Tax breaks to grab while you still can
As you do your taxes this year, it may be the last time you get to take advantage of dozens of tax provisions that expired at the end of 2013.
A total of 55 little bits of the tax code expired at year-end.
They're still in place for your 2013 tax returns, so there's no need to panic for this year. But they're in flux for 2014.
While you're waiting for Washington to decide whether to reinstate some or all of them retroactively, you can't put off your own taxes.
Here are details on three of the most important for individuals. Take them while you still can.
Educator write-off. It's a relatively small-potatoes deduction, just $250 per individual for unreimbursed educator expenses, but for cash-strapped teachers who often spend out of pocket on their students, it's a nice little bonus.
For now, if you're an educator -- and the term, for tax purposes, includes teachers, principals, instructors, school aides and anyone else who spends at least 900 hours a year on education -- you can claim the deduction on your 2013 taxes.
A bonus while it remains in effect: You can claim it even if you don't itemize your deductions.
Special tax break for the cancellation of mortgage debt. It may come as a surprise to those who aren't tax geeks, but the tax code treats forgiven debts as taxable income.

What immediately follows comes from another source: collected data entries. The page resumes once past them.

int idahip_round_solve(idahip_ctx* c, void* hSys, size_t sys_bytes, const idahip_tiny_call* call, int64_t* hRoundsDone, uint64_t* hAcc,
                       double* hYout, double* hYPout, int64_t* rounds_run) {
    DevGuard dev_guard__(c);
    if (!c) return -1;
    if (!hSys || !call || !hRoundsDone || !hAcc || !rounds_run || !call->touts || call->ntout < 1) return fail(c, -2, "null argument");
    if (sys_bytes != sizeof(idactl::SysCore)) return fail(c, -2, "controller state of %zu bytes, this library expects %zu", sys_bytes, sizeof(idactl::SysCore));
    const bool lin = c->kind == IDAHIP_LINEAR_DENSE && c->n <= LU_BIG_MAX_N;
    const bool heat = c->kind == IDAHIP_HEAT1D && c->n <= LU_BIG_MAX_N;
    if (c->n <= TINY_N || !(lin || heat) || c->lu_variant < 4)
        return fail(c, -2, "the device-resident lock-step stepper takes linear dense and heat problems with %d < n <= %d (LU variant 4)", TINY_N, LU_BIG_MAX_N);
    if (!c->h_constr.empty()) return fail(c, -2, "the device lock-step stepper does not check constraints: the host stepper does (DESIGN.md section 4g)");
    if (call->recycle && (!c->ic_y || !c->ic_yp)) return fail(c, -2, "recycle needs idahip_snapshot_initial");
    if (call->recycle && call->max_rounds < 1) return fail(c, -2, "recycle needs a round limit");
    const int batch = c->batch, n = c->n;
    const long nn = (long)n * n;
    int rc = stepper_buffers(c, call, hYout || hYPout);
    if (rc) return rc;
    if (!c->rnd_i) rc |= dalloc(c, &c->rnd_i, (size_t)8 * batch + 8 + 2 * IDAHIP_K_COUNT);
    if (!c->rnd_d) rc |= dalloc(c, &c->rnd_d, (size_t)4 * batch);
    if (rc) return rc;
    if (!c->rnd_host) IDAHIP_HIP(c, hipHostMalloc((void**)&c->rnd_host, 4 * sizeof(int32_t)));
    const size_t ysz = (size_t)call->ntout * batch * n;
    IDAHIP_HIP(c, hipMemcpyAsync(c->tiny_sys, hSys, (size_t)batch * sizeof(idactl::SysCore), hipMemcpyHostToDevice, c->stream));
    IDAHIP_HIP(c, hipMemcpyAsync(c->tiny_touts, call->touts, sizeof(double) * call->ntout, hipMemcpyHostToDevice, c->stream));
    if (call->start_round)
        IDAHIP_HIP(c, hipMemcpyAsync(c->tiny_start, call->start_round, sizeof(int64_t) * batch, hipMemcpyHostToDevice, c->stream));
    IDAHIP_HIP(c, hipMemsetAsync(c->tiny_acc, 0, 2 * sizeof(uint64_t), c->stream));
    RoundArgs a;
    a.f = flow_args(c, call);
    a.sys = (idactl::SysCore*)c->tiny_sys;
    a.v = vec_state(c);
    a.ic_y = c->ic_y; a.ic_yp = c->ic_yp;
    a.yout = hYout ? c->tiny_yout : nullptr;
    a.ypout = hYPout ? c->tiny_ypout : nullptr;
    a.round_base = call->round_base;
    a.fused_jac = (c->kind == IDAHIP_LINEAR_DENSE && !c->jac_dq) ? 1 : 0;
    if (c->jac_dq && !c->dq_hh && (rc = dalloc(c, &c->dq_hh, (size_t)batch))) return rc;
    a.lu_period = c->lu_period;
    a.roots = (idahip_root_state*)c->tiny_roots;
    int* ib = c->rnd_i;
    a.stepping = ib; a.in_newton = ib + batch; a.skipP = ib + 2 * batch; a.skipL = ib + 3 * batch; a.skipI = ib + 4 * batch;
    a.skipS = ib + 5 * batch; a.ident = ib + 6 * batch; a.lu_list = ib + 7 * batch; a.lu_cnt = ib + 8 * batch; a.summary = ib + 8 * batch + 1; a.lu_wait = ib + 8 * batch + 3;
    a.stats = (unsigned long long*)(ib + 8 * batch + 4);
    if (((uintptr_t)a.stats & 7) != 0) a.stats = (unsigned long long*)(ib + 8 * batch + 5);
    IDAHIP_HIP(c, hipMemsetAsync(a.stats, 0, IDAHIP_K_COUNT * sizeof(unsigned long long), c->stream));
    a.lu_info = c->lu_info;
    a.tn = c->rnd_d; a.cj = c->rnd_d + batch; a.scale = c->rnd_d + 2 * batch; a.nrm_out = c->rnd_d + 3 * batch;
    a.rounds_done = (long long*)c->tiny_rounds;
    hipLaunchKernelGGL(round_init_kernel, dim3((batch + 255) / 256), dim3(256), 0, c->stream, a);
    IDAHIP_HIP(c, hipMemsetAsync(a.summary, 0, 2 * sizeof(int), c->stream));
    const size_t shm_wg = sizeof(double) * (4 * (size_t)n + 8);
    const size_t shm_it = 2 * sizeof(double) * n;
    SysArgs sa;
    fill_sys_args(c, sa, 1);
    sa.idx = a.ident; sa.tn = a.tn; sa.cj = a.cj;
    int64_t r = 0;
    for (;; ++r) {
        if (call->max_rounds > 0 && r >= call->max_rounds) break;
        a.round = r;
        a.first_round = r == 0;
        {
            KTimer kt(c, IDAHIP_K_VECTOR, 0);
            if (call->nroots > 0) hipLaunchKernelGGL(round_begin_kernel<true>, dim3(batch), dim3(WG_NT), shm_wg, c->stream, a);
            else hipLaunchKernelGGL(round_begin_kernel<false>, dim3(batch), dim3(WG_NT), shm_wg, c->stream, a);
            hipLaunchKernelGGL(round_lists_kernel, dim3(1), dim3(1024), 0, c->stream, a);
        }
        const bool lu_cnt_on_host = n > LU_MAX_N && !c->band;
        if (lu_cnt_on_host) {
            IDAHIP_HIP(c, hipMemcpyAsync(c->rnd_host + 2, a.lu_cnt, sizeof(int), hipMemcpyDeviceToHost, c->stream));
            IDAHIP_HIP(c, hipEventRecord(c->ev_cnt, c->stream));
        }
        {
            KTimer kt(c, IDAHIP_K_SYS, 0);
            sa.reset_ee = 1; sa.skip = a.skipP;
            if ((rc = launch_sys(c, sa, batch, nullptr))) return rc;
        }
        if (a.fused_jac) {
            KTimer kt(c, IDAHIP_K_SYS_JAC, 0);
            sa.skip = a.skipL;
            if ((rc = launch_sys(c, sa, batch, c->jw))) return rc;
        } else {
            {
                KTimer kt(c, IDAHIP_K_SYS, 0);
                sa.skip = a.skipL;
                if ((rc = launch_sys(c, sa, batch, nullptr))) return rc;
            }
            KTimer kt(c, IDAHIP_K_JAC, 0);
            if (c->jac_dq)
                hipLaunchKernelGGL(dq_round_prep_kernel, dim3((batch + 255) / 256), dim3(256), 0, c->stream, a.sys, (const int*)a.skipL, c->dq_hh,
                                   batch, dq_evals(c));
            if ((rc = launch_jac(c, c->jw, a.ident, a.cj, batch, nullptr, nullptr, nullptr, a.skipL, c->dq_hh))) return rc;
        }
        {
            int nlu = batch;
            const int* d_cnt = a.lu_cnt;
            if (lu_cnt_on_host) {
                IDAHIP_HIP(c, hipEventSynchronize(c->ev_cnt));
                nlu = c->rnd_host[2];
                d_cnt = nullptr;
                if (nlu < 0 || nlu > batch) return fail(c, -4, "list length %d outside 0..%d", nlu, batch);
            }
            KTimer kt(c, IDAHIP_K_LU, 0);
            if (c->band) rc = band_factor(c, c->bab, (long)c->ldab * n, c->piv, n, c->ml, c->mu, a.lu_list, nlu, d_cnt);
            else rc = lu_factor_batched(c, c->jw, nn, c->lu, nn, (long long*)c->piv, n, c->perm, a.lu_list, nlu, d_cnt);
            if (rc) return rc;
            if ((rc = post_launch(c, "lu"))) return rc;
        }
        hipLaunchKernelGGL(round_newton_ctl_kernel, dim3((batch + 255) / 256), dim3(256), 0, c->stream, a, 0);
        for (int m = 1; m <= idactl::MAXNLSIT; ++m) {
            {
                KTimer kt(c, IDAHIP_K_NEWTON_ITER, 0);
                if ((rc = launch_newton_iter(c, a.ident, a.scale, a.nrm_out, a.skipI, batch))) return rc;
            }
            hipLaunchKernelGGL(round_newton_ctl_kernel, dim3((batch + 255) / 256), dim3(256), 0, c->stream, a, m);
            if (m < idactl::MAXNLSIT) {
                KTimer kt(c, IDAHIP_K_SYS, 0);
                sa.reset_ee = 0; sa.skip = a.skipS;
                if ((rc = launch_sys(c, sa, batch, nullptr))) return rc;
            }
        }
        IDAHIP_HIP(c, hipMemsetAsync(a.summary, 0, sizeof(int), c->stream));
        {
            KTimer kt(c, IDAHIP_K_VECTOR, 0);
            if (call->nroots > 0) hipLaunchKernelGGL(round_end_kernel<true>, dim3(batch), dim3(WG_NT), shm_wg, c->stream, a);
            else hipLaunchKernelGGL(round_end_kernel<false>, dim3(batch), dim3(WG_NT), shm_wg, c->stream, a);
            if ((rc = post_launch(c, "round_end"))) return rc;
        }
        if (!call->recycle) {
            IDAHIP_HIP(c, hipMemcpyAsync(c->rnd_host, a.summary, 2 * sizeof(int), hipMemcpyDeviceToHost, c->stream));
            IDAHIP_HIP(c, hipStreamSynchronize(c->stream));
            if (c->rnd_host[0] == 0) {
                ++r;
                break;
            }
        }
    }
    (void)shm_it;
    *rounds_run = r;
    IDAHIP_HIP(c, hipMemcpyAsync(hSys, c->tiny_sys, (size_t)batch * sizeof(idactl::SysCore), hipMemcpyDeviceToHost, c->stream));
    if (call->nroots > 0)
        IDAHIP_HIP(c, hipMemcpyAsync(call->root_states, c->tiny_roots, (size_t)batch * sizeof(idahip_root_state), hipMemcpyDeviceToHost, c->stream));
    IDAHIP_HIP(c, hipMemcpyAsync(hRoundsDone, c->tiny_rounds, sizeof(int64_t) * batch, hipMemcpyDeviceToHost, c->stream));
    IDAHIP_HIP(c, hipMemcpyAsync(hAcc, c->tiny_acc, 2 * sizeof(uint64_t), hipMemcpyDeviceToHost, c->stream));
    if (hYout) IDAHIP_HIP(c, hipMemcpyAsync(hYout, c->tiny_yout, sizeof(double) * ysz, hipMemcpyDeviceToHost, c->stream));
    if (hYPout) IDAHIP_HIP(c, hipMemcpyAsync(hYPout, c->tiny_ypout, sizeof(double) * ysz, hipMemcpyDeviceToHost, c->stream));
    unsigned long long hstats[IDAHIP_K_COUNT];
    IDAHIP_HIP(c, hipMemcpyAsync(hstats, a.stats, sizeof hstats, hipMemcpyDeviceToHost, c->stream));
    IDAHIP_HIP(c, hipStreamSynchronize(c->stream));
    for (int k = 0; k < IDAHIP_K_COUNT; ++k) c->k_systems[k] += (int64_t)hstats[k];
    c->k_systems[IDAHIP_K_VECTOR] += 2 * r * (int64_t)batch;
    return 0;
}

A special provision, put in place in 2007, allows struggling homeowners to exclude up to $2 million in canceled debt on their principal residence from income.
Those who negotiated principal reductions with their banks, faced down foreclosure, or did short sales last year can still take advantage of this tax break when they do their 2013 taxes.
But unless it's renewed, homeowners now struggling to find a way out from under their debt may face a tax bill of thousands of dollars more than they would have had they done a loan modification last year.
Rollover of IRA distribution to charity. Since 2006 a popular rule has permitted those aged 701/2 and older to donate up to $100,000 from their individual retirement accounts (IRAs) to charity without paying tax.
For retirees who didn't need the money from their required minimum distributions (RMDs) for living expenses, the charitable rollover was a better deal than paying taxes on the distribution and then donating it to charity.
If you did it last year, congratulations! Claim it on this year's return. For 2014's tax planning, the best advice is to wait on both taking RMDs and making charitable contributions until there's more clarity from Washington.